Wednesday, September 17, 2025

Surbhi Sidana, MD

Associate Professor
Stanford University School of Medicine

Introduction:
CAR T-cell therapies, including B-cell maturation antigen–directed ide-cel, have shown remarkable efficacy in relapsed and refractory multiple myeloma (RRMM), though toxicities can occur. Here, we report incidence and timing of cytokine release syndrome (CRS) and neurotoxicity (NT) from clinical trials and real-world experience (RWE) of ide-cel to inform post-infusion safety monitoring requirements.

Methods:   Safety data were analyzed from patients (pts) with RRMM treated with ide-cel in 2 pivotal clinical trials and 1 RW registry. Pooled data from the phase 2 KarMMa (NCT03361748) and phase 3 KarMMa-3 (NCT03651128) trials comprised 349 pts who received ide-cel. RW data comprised 998 pts from the Center for International Blood and Marrow Transplant Research (CIBMTR) registry who had ≥1 assessment after infusion of commercial ide-cel. Safety analyses included incidence, grade (G), onset and duration of CRS and NT after ide-cel infusion.

Results:   Pt characteristics were similar in the clinical trials and registry (median age, 62 y and 66 y; males, 62% and 58%; median prior regimens, 4.0 and 6.0; high-risk cytogenetic abnormalities, 37% and 23% [though 47% not tested/unknown for CIBMTR]).

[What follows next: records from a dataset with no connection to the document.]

## Route strided K=2S conv1d through space-to-depth planes on the k7q MFMA kernel

Adds a space-to-depth path for strided downsampling convolutions with K=2*stride. The input is split into S phase planes, so the strided conv becomes a stride-1, two-tap conv over Cin*S channels and runs on the existing pipelined k7q bf16x3 MFMA kernel, with a matching weight packer. It applies when Cin*S >= 4096 and Cout >= 128, and is meant to replace the slower generic strided bf16x3 kernel for the encoder downsampling layers. The cost is an extra plane-materialisation pass and workspace memory per call.

```diff
diff --git a/include/sat_amd.h b/include/sat_amd.h
--- a/include/sat_amd.h
+++ b/include/sat_amd.h
@@ -66,6 +66,15 @@
                              const float* res, float* y, const float* x2, const float* alpha2, const float* beta2, float* part_da,
                              float* part_db, int B, int Cin, int Cout, int Tin, int Tout, int K, int dil, int pad, int tanh_out,
                              int flags, void* stream);
+int sat_conv1d_s2d_plane_rows(int Tin, int Tout, int S);
+int sat_conv1d_s2d_planes(const float* x, const float* snake_a, const float* snake_ib, short* xp_hi, short* xp_lo, int B, int Cin,
+                          int Tin, int S, int rows, void* stream);
+long long sat_pack_weights_s2d_size(int D0, int D1, int S, int pad);
+int sat_pack_weights_s2d(const float* w, short* hi, short* lo, int D0, int D1, int S, int pad, void* stream);
+int sat_conv1d_bf16x3_s2d(const short* xp_hi, const short* xp_lo, int rows, const short* w_hi, const short* w_lo, const float* bias,
+                          const float* res, float* y, const float* x2, const float* alpha2, const float* beta2, float* part_da,
+                          float* part_db, int B, int Cin, int Cout, int Tin, int Tout, int S, int pad, int tanh_out, void* em_hi,
+                          void* em_lo, const float* em_a, const float* em_ib, int em_rows, int flags, void* stream);
 int sat_convtr1d_bf16x3_partial_rows(int B, int Tout, int stride, int pad);
 int sat_pack_weights_bf16x3(const float* w, short* hi, short* lo, int D0, int D1, int K, int stride, int mode, void* stream);
 long long sat_pack_weights_bf16x3_size(int D0, int D1, int K, int stride, int mode);
diff --git a/stable_audio_tools_amd/_lib.py b/stable_audio_tools_amd/_lib.py
--- a/stable_audio_tools_amd/_lib.py
+++ b/stable_audio_tools_amd/_lib.py
@@ -35,6 +35,11 @@
     "sat_pack_weights_k7q": (_I, [_P, _P, _P, _I, _I, _I, _I, _P]),
     "sat_residual_unit_fwd": (_I, [_P, _P, _I] + [_P] * 11 + [_I] * 6 + [_P] * 4 + [_I, _P]),
     "sat_pack_weights_k7q_size": (_L, [_I, _I, _I, _I]),
+    "sat_conv1d_s2d_plane_rows": (_I, [_I] * 3),
+    "sat_conv1d_s2d_planes": (_I, [_P] * 5 + [_I] * 5 + [_P]),
+    "sat_pack_weights_s2d": (_I, [_P] * 3 + [_I] * 4 + [_P]),
+    "sat_pack_weights_s2d_size": (_L, [_I] * 4),
+    "sat_conv1d_bf16x3_s2d": (_I, [_P, _P, _I] + [_P] * 10 + [_I] * 8 + [_P] * 4 + [_I, _I, _P]),
     "sat_convtr1d_bf16x3_partial_rows": (_I, [_I] * 4),
     "sat_pack_weights_bf16x3": (_I, [_P, _P, _P, _I, _I, _I, _I, _I, _P]),
     "sat_pack_weights_bf16x3_size": (_L, [_I, _I, _I, _I, _I]),
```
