int sqrtm_finish(nk_ctx* ctx, SqrtPlan* plan, double* S, double* Sinv) {
  const int m = plan->m;
  const size_t mm = (size_t)m * m;
  const int ib = info_base(ctx);
  plan->deferred = false;
  plan->info_slot = ib;
  plan->rc = NK_OK; plan->iters = 0; plan->resid = 0.0;
  plan->early = plan->lambda_min_hint > 0.0 && m >= 1024 && m % 2 == 0;
  double c, sumsq, trace, linv2 = 0.0;
  if (plan->early) {
    NK_HIP(hipEventSynchronize(ctx->ev[11]));
    c = ctx->h_scalars[12]; sumsq = ctx->h_scalars[13]; trace = ctx->h_scalars[14];
    if (!(c > 0.0) || !std::isfinite(c)) plan->early = false;
  }
  if (!plan->early) {
    NK_HIP(hipMemcpyAsync(ctx->h_scalars, plan->d_sc, 4 * sizeof(double), hipMemcpyDeviceToHost, ctx->stream));
    NK_HIP(hipMemcpyAsync(ctx->h_info + ib, ctx->d_info + ib, sizeof(int), hipMemcpyDeviceToHost, ctx->stream));
    NK_HIP(hipStreamSynchronize(ctx->stream));
    c = ctx->h_scalars[0]; sumsq = ctx->h_scalars[1]; trace = ctx->h_scalars[2]; linv2 = ctx->h_scalars[3];
  }
  if (!plan->early && ctx->h_info[ib] == CHOL_FLOW_GIVEUP) {
    count_event(CNT_CHOL_FLOW_GIVEUP);
    arena_release(ctx, plan->mark);
    ChainOnly chain(ctx);
    SqrtPlan again;
    NK_TRY(sqrtm_prepare(ctx, plan->P, plan->ldp, m, &again));
    const int rc = sqrtm_finish(ctx, &again, S, Sinv);
    *plan = again;
    return rc;
  }
  if (!plan->early &&
      (ctx->h_info[ib] != 0 || !(c > 0.0) || !std::isfinite(c) || !(linv2 > 0.0) || !std::isfinite(linv2))) {
    arena_release(ctx, plan->mark);
    plan->rc = sqrtm_spd_coupled(ctx, plan->P, plan->ldp, m, S, Sinv, &plan->iters, &plan->resid);
    return plan->rc;
  }
  double *Xa = nullptr, *Xta = nullptr, *Xb = nullptr, *Xtb = nullptr, *M = nullptr, *T = nullptr;
  NK_TRY(arena_alloc_t(ctx, mm, &Xa));
  NK_TRY(arena_alloc_t(ctx, mm, &Xta));
  NK_TRY(arena_alloc_t(ctx, mm, &Xb));
  NK_TRY(arena_alloc_t(ctx, mm, &Xtb));
  NK_TRY(arena_alloc_t(ctx, mm, &M));
  NK_TRY(arena_alloc_t(ctx, mm, &T));
  double a_lo = 1.0, b_hi = 1.0;
  {
    const double fro = std::sqrt(sumsq) / c, tr = trace / c;
    const double lam1 = fro < 1.0 ? fro : 1.0;
    if (m > 1 && tr > lam1) a_lo = (tr - lam1) / (m - 1);
    else a_lo = tr / m * 1e-2;
    if (!(a_lo > 0.0) || !std::isfinite(a_lo)) a_lo = 1e-12;
    if (a_lo > 1.0) a_lo = 1.0;
  }
  auto p3 = [](double x) { return x * (3.0 - x) * (3.0 - x) * 0.25; };
  auto advance = [&](double s2, double& a, double& b) {
    const double xa = s2 * a, xb = s2 * b;
    const double lo = p3(xa) < p3(xb) ? p3(xa) : p3(xb);
    b = (xa <= 1.0 && xb >= 1.0) ? 1.0 : (p3(xa) > p3(xb) ? p3(xa) : p3(xb));
    a = lo < b ? lo : b;
  };
  GemmOpts sym;
  sym.tri = TRI_UPPER_MIRROR;
  const double* X = plan->X0;
  const double* Xt = plan->X0t;
  double *Xn = Xa, *Xtn = Xta;
  TnProblem probe;
  probe.A = Xta; probe.B = T; probe.C = Xa; probe.lda = probe.ldb = probe.ldc = m; probe.M = probe.N = m;
  const bool fast = m >= 128 && tn_fast_ok(probe);
  const bool queued = fast && m >= 1024;
  if (plan->early && !queued) {
    set_error("sqrtm: internal: early queueing needs the LDS-DMA path");
    return NK_ERR_BAD_ARG;
  }

  if (queued) {
    double s2s[128];
    bool checks[128];
    int kmax = 0;
    {
      double ta = plan->early ? 0.9 * plan->lambda_min_hint / c : 0.5 / (c * linv2), tb = 1.0;
      if (ta > a_lo) ta = a_lo;
      const double a_sched = std::pow(a_lo, 0.8) * std::pow(ta, 0.2);
      double a = a_sched, b = b_hi;
      int kconv = -1;
      for (int k = 0; k < 100; ++k) {
        if (kconv < 0 && ta >= 1.0 - 1e-9 && tb <= 1.0 + 1e-9) kconv = k;
        checks[k] = a >= 0.5;
        const double s2 = 3.0 / (a + std::sqrt(a * b) + b);
        s2s[k] = s2;
        advance(s2, a, b);
        advance(s2, ta, tb);
        if (kconv >= 0 && k >= kconv + 1) { kmax = k + 1; break; }
      }
      if (kmax == 0) kmax = 100;
    }
    double* state = plan->d_sc + 5;
    NK_HIP(hipMemsetAsync(state, 0, 3 * sizeof(double), ctx->stream));
    double* rpart = nullptr;
    {
      const size_t mt = (size_t)(m + 127) / 128;
      const size_t need = std::max((size_t)grid_for((int64_t)m * m, ctx->num_cu), mt * (mt + 1) / 2 * 8);
      NK_TRY(arena_alloc_t(ctx, need, &rpart));
    }
    for (int k = 0; k < kmax; ++k) {
      TnSkip skip;
      skip.state = state; skip.step = k;
      int npart = 0;
      if (k == 0) {
        NK_TRY(launch_transpose(ctx, plan->P, plan->ldp, M, m, m, m));
        NK_TRY(launch_axpby2d(ctx, 0.5 / c, plan->P, plan->ldp, 0.5 / c, M, m, m, m));
      } else {
        const double s2k = s2s[k], sck = std::sqrt(s2k);
        TnProblem pm;
        pm.A = X; pm.B = X; pm.C = M; pm.lda = pm.ldb = pm.ldc = m; pm.M = pm.N = m; pm.tri = TRI_UPPER_MIRROR;
        pm.Caff = T; pm.aff_a = -0.5 * s2k * sck; pm.aff_c = 1.5 * sck;
        TnSkip skip_m = skip;
        skip_m.resid_partials = rpart; skip_m.resid_count = &npart;
        NK_TRY(launch_gemm_tn_multi(ctx, &pm, 1, m, 0, nullptr, true, &skip_m));
      }
      if (checks[k]) {
        if (npart == 0) {
          npart = grid_for((int64_t)m * m, ctx->num_cu);
          hipLaunchKernelGGL(frob_mi_partial_kernel, dim3(npart), dim3(256), 0, ctx->stream, M, (int64_t)m, m, rpart,
                             skip.state, skip.step);
        }
        hipLaunchKernelGGL(ns_flag_kernel, dim3(1), dim3(256), 0, ctx->stream, rpart, npart, m, k, state);
        NK_HIP(hipGetLastError());
      }
      if (k == 0) {
        const double s2 = s2s[0], sc = std::sqrt(s2);
        NK_TRY(launch_scale_add_identity(ctx, -0.5 * s2 * sc, M, m, 1.5 * sc, T, m, m, &skip));
      }
      TnProblem pr;
      pr.A = Xt; pr.B = T; pr.C = Xn; pr.lda = pr.ldb = pr.ldc = m; pr.M = pr.N = m; pr.Ct = Xtn; pr.ldct = m;
      NK_TRY(launch_gemm_tn_multi(ctx, &pr, 1, m, 1, nullptr, true, &skip));
      X = Xn; Xt = Xtn;
      Xn = (Xn == Xa) ? Xb : Xa;
      Xtn = (Xtn == Xta) ? Xtb : Xta;
    }
    NK_TRY(sqrtm_polar_products(ctx, plan, Xa, T, c, S, Sinv, Xb, state));
    NK_HIP(hipMemcpyAsync(ctx->h_scalars + 8, state, 3 * sizeof(double), hipMemcpyDeviceToHost, ctx->stream));
    if (plan->early)
      NK_HIP(hipMemcpyAsync(ctx->h_info + ib, ctx->d_info + ib, sizeof(int), hipMemcpyDeviceToHost, ctx->stream));
    plan->deferred = true;
    plan->kmax = kmax;
    arena_release(ctx, plan->mark);
    return NK_OK;
  }

  const int maxit = 100;
  double r = 1e300;
  int it = 0;
  bool ok = false;
  for (; it < maxit; ++it) {
    if (it == 0) {
      NK_TRY(launch_transpose(ctx, plan->P, plan->ldp, M, m, m, m));
      NK_TRY(launch_axpby2d(ctx, 0.5 / c, plan->P, plan->ldp, 0.5 / c, M, m, m, m));
    } else {
      NK_TRY(launch_gemm(ctx, true, false, m, m, m, 1.0, X, m, X, m, 0.0, M, m, sym));
    }
    const bool check = a_lo >= 0.5 || it + 2 >= maxit;
    if (check) {
      NK_TRY(launch_frob_minus_identity(ctx, M, m, m, ctx->d_scalars));
      NK_HIP(hipMemcpyAsync(ctx->h_scalars, ctx->d_scalars, sizeof(double), hipMemcpyDeviceToHost, ctx->stream));
      NK_HIP(hipEventRecord(ctx->ev[10], ctx->stream));
    }
    const double s2 = 3.0 / (a_lo + std::sqrt(a_lo * b_hi) + b_hi);
    const double sc = std::sqrt(s2);
    advance(s2, a_lo, b_hi);
    NK_TRY(launch_scale_add_identity(ctx, -0.5 * s2 * sc, M, m, 1.5 * sc, T, m, m));
    if (fast) {
      TnProblem pr;
      pr.A = Xt; pr.B = T; pr.C = Xn; pr.lda = pr.ldb = pr.ldc = m; pr.M = pr.N = m; pr.Ct = Xtn; pr.ldct = m;
      NK_TRY(launch_gemm_tn_multi(ctx, &pr, 1, m, 0));
    } else {
      NK_TRY(launch_gemm(ctx, true, false, m, m, m, 1.0, Xt, m, T, m, 0.0, Xn, m));
      NK_TRY(launch_transpose(ctx, Xn, m, Xtn, m, m, m));
    }
    X = Xn; Xt = Xtn;
    Xn = (Xn == Xa) ? Xb : Xa;
    Xtn = (Xtn == Xta) ? Xtb : Xta;
    if (check) {
      NK_HIP(hipEventSynchronize(ctx->ev[10]));
      r = std::sqrt(ctx->h_scalars[0] / m);
      if (!std::isfinite(r)) break;
      if (r < 1e-7) {
        ok = true;
        ++it;
        break;
      }
    }
  }
  plan->iters = it;
  plan->resid = r;
  NK_TRY(x_align());
  if (!ok) {
    set_error("sqrtm: Newton-Schulz did not converge (residual %g after %d iterations)", r, it);
    arena_release(ctx, plan->mark);
    plan->rc = NK_ERR_NO_CONVERGENCE;
    return plan->rc;
  }
  NK_TRY(sqrtm_polar_products(ctx, plan, X, T, c, S, Sinv));
  arena_release(ctx, plan->mark);
  return NK_OK;
}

Clinical trials: CRS occurred in 89% of pts (310/349; G3 at onset, 5.2%; no G4/5). Of those with CRS, 98% (304/310) had first onset ≤1 wk (median, 1 d) after infusion; median time to resolution from onset was 4 d. Of 1.9% (6/310) with CRS onset >1 wk (median, 13 d) after infusion, median time to resolution was 6.5 d. Investigator identified (ii) NT occurred in 40% of pts (139/349; G3 at onset, 1.1%; no G4/5). Of those with iiNT, 81% (112/139) had first onset ≤1 wk (median, 2 d) after infusion; median time to resolution from onset was 3 d. Of 19% (27/139) with iiNT onset >1 wk (median, 24 d) after infusion, median time to resolution was 7 d.

Registry: CRS occurred in 84% of pts (834/998; G≥3 in those with G reported, 3.4%). Of pts with CRS and time to onset data, 96.6% (804/832) had first onset ≤1 wk (median, 2 d) after infusion; median time to resolution was 3 d. Of 3% (28/832) with CRS onset >1 wk (median, 48 d) after infusion, median time to resolution was 2 d. Immune effector cell associated neurotoxicity syndrome (ICANS) occurred in 31% of pts (313/998; G≥3 in those with G reported, 5.7%). Of those with ICANS and time to onset data, 82.7% (201/243) had first onset ≤1 wk (median, 2 d) after infusion; median time to resolution was 4 d. Of 17% (42/243) with ICANS onset >1 wk (median, 16.5 d) after infusion, median time to resolution was 4 d.

Conclusions:

Safety data from 1347 pts across ide-cel pivotal clinical trials and RWE demonstrate most cases of CRS and NT are low grade (G1/2) and occur within 1 wk of ide-cel infusion (median 1-2 d). For the pts with event onset >1 wk post-infusion, median time to resolution from onset was ≤7 d. These findings highlight the manageable safety profile of ide-cel, supporting a flexible monitoring period after 1-wk post–ide-cel infusion for patients with RRMM.